From: FUJITA Tomonori
Date: Tue May 26 2009 - 03:27:03 EST

On Tue, 26 May 2009 08:29:53 +0200
Jens Axboe <jens.axboe@xxxxxxxxxx> wrote:

> On Tue, May 26 2009, FUJITA Tomonori wrote:
> > On Mon, 25 May 2009 18:45:25 -0700
> > Roland Dreier <rdreier@xxxxxxxxx> wrote:
> >
> > > > Ideally there should be a MACRO that is defined to WORD_SIZE on cache-coherent
> > > > ARCHs and to SMP_CACHE_BYTES on none-cache-coherent systems and use that size
> > > > at the __align() attribute. (So only stupid ARCHES get hurt)
> > >
> > > this seems to come up repeatedly -- I had a proposal a _long_ time ago
> > > that never quite got merged, cf and
> > > -- from 2002 (!?). The idea is to go a
> >
> > Yeah, I think that Benjamin did last time:
> >
> >
> >
> > IIRC, James didn't like it so I wrote the current code. I didn't see
> > any big performance difference with scsi_debug:
> >
> >
> >
> > Jens, you see the performance difference due to this unification?
> Yes, it's definitely a worth while optimization. The problem isn't as
> such this specific allocation, it's the total number of allocations we
> do for a piece of IO. This sense buffer one is just one of many, I'm
> continually working to reduce them. If we get rid of this one and add
> the ->alloc_cmd() stuff, we can kill one more. The bio path already lost
> one. So in the IO stack, we went from 6 allocations to 3 for a piece of
> IO. And then it starts to add up. Even at just 30-50k iops, that's more
> than 1% of time in the testing I did.

I see, thanks. Hmm, possibly slab becomes slower. ;)

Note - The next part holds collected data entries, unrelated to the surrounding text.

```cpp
template <int S, bool FAST, bool HW, int TB = RCP_TABLE_BITS, typename Stamp>
__device__ __forceinline__ void ga_elementwise(float (&st)[S], const float (&e)[S][9], const float *cnd, int tid,
                                               const float (&faz)[S], const float (&far)[S], const float (&tz)[S],
                                               const float (&tr)[S], const float (&hpre)[S], const uint32_t *rcp,
                                               unsigned char *xa_i, bool stamping, Stamp &stamp)
{
  (void)stamping;
  (void)stamp;
  float zrv[2 * S], hv[S], inh[S];
  for (int s = 0; s < S; s++) {
    const float inz = ((cnd[tid * S + s] + e[s][0]) + e[s][3]) + e[s][6];
    const float inr = ((cnd[(NA + tid) * S + s] + e[s][1]) + e[s][4]) + e[s][7];
    inh[s] = ((cnd[(2 * NA + tid) * S + s] + e[s][2]) + e[s][5]) + e[s][8];
    if (FAST) {
      zrv[s] = (faz[s] + __builtin_rintf((tz[s] + inz) * kScale)) * kScale1;
      zrv[S + s] = (far[s] + __builtin_rintf((tr[s] + inr) * kScale)) * kScale1;
    } else {
      zrv[s] = (float)((int)faz[s] + cvt_rne((tz[s] + inz) * kScale)) * kScale1;
      zrv[S + s] = (float)((int)far[s] + cvt_rne((tr[s] + inr) * kScale)) * kScale1;
    }
    hv[s] = hpre[s];
  }
#ifdef MF_FINE
  if (stamping) { float g = 0.f; for (int k = 0; k < 2 * S; k++) g += zrv[k]; asm volatile("" ::"v"(g)); stamp(11); }
#endif
  sigmoid_x86_fin_n<2 * S, HW, TB>(zrv, rcp);
#ifdef MF_FINE
  if (stamping) { float g = 0.f; for (int k = 0; k < 2 * S; k++) g += zrv[k]; asm volatile("" ::"v"(g)); stamp(12); }
#endif
  for (int s = 0; s < S; s++) hv[s] = hv[s] * zrv[S + s] + inh[s];
  if (FAST)
    tanh_x86_fin_n<S, HW, TB>(hv, rcp);
  else
    tanh_x86_n<S, HW, TB>(hv, rcp);
  for (int s = 0; s < S; s++) st[s] = zrv[s] * st[s] + (1.f - zrv[s]) * hv[s];
#ifdef MF_FINE
  if (stamping) { float g = 0.f; for (int k = 0; k < S; k++) g += st[k]; asm volatile("" ::"v"(g)); stamp(13); }
#endif
  for (int s = 0; s < S; s++) xa_i[s * MF_XSTR] = (unsigned char)quant_s8_state(st[s]);
}

__device__ __forceinline__ v4i mfma16(const v4i &w, const v4i &x, v4i acc)
{
  return __builtin_amdgcn_mfma_i32_16x16x64_i8(w, x, acc, 0, 0, 0);
}


}

#endif
```

### lpcnet_amd/csrc/mf_kernel.hip

```cpp
#include <hip/hip_runtime.h>

#include "device_math.h"
#include "lpcnet_engine.h"
#include "l2_warm.h"
#include "mf_common.h"
#include "sampler.h"

namespace lpcnet_mi355x {

template <int S>
struct MfLds {
  static constexpr int x = S * MF_XSTR;
  static constexpr int xb = S * NB;
  static constexpr int sb = S * NB * 4;
  static constexpr int ix = S * 16;
  static constexpr int pcm = ((S * FRAME * 2 + 15) / 16) * 16;
  static constexpr int cnd = GA_ROWS * S * 4;
  static constexpr int gbs = S * GB_ROWS * 4;
  static constexpr int gbr = GB_ROWS * 4;
  static constexpr int okw = 8 * 4;
  static constexpr int gbw = 3 * 64 * 16;
  static constexpr int total = x + xb + sb + ix + pcm + cnd + gbs + gbr + okw + gbw;
  static constexpr int part = 3 * (NA + 1) * S * 4;
};

int mf_lds_bytes(int S, int split)
{
  const int base = S == 4 ? MfLds<4>::total : (S == 2 ? MfLds<2>::total : MfLds<1>::total);
  const int part = S == 4 ? MfLds<4>::part : (S == 2 ? MfLds<2>::part : MfLds<1>::part);
  return IMG_VAR + base + (split ? part : 0);
}
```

Then I think that we need something like the ->alloc_cmd()
method. Let's ask James.

I don't think that it's just about simply adding the hook; there are
some issues that we need to think about. Though Boaz worries too much
a bit, I think.

I'm not sure about this patch if we add ->alloc_cmd(). I doubt that
there are any llds don't use ->alloc_cmd() worry about the overhead of
the separated sense buffer allocation. If a lld doesn't define the own
alloc_cmd, then I think it's fine to use the generic command
allocator that does the separate sense buffer allocation.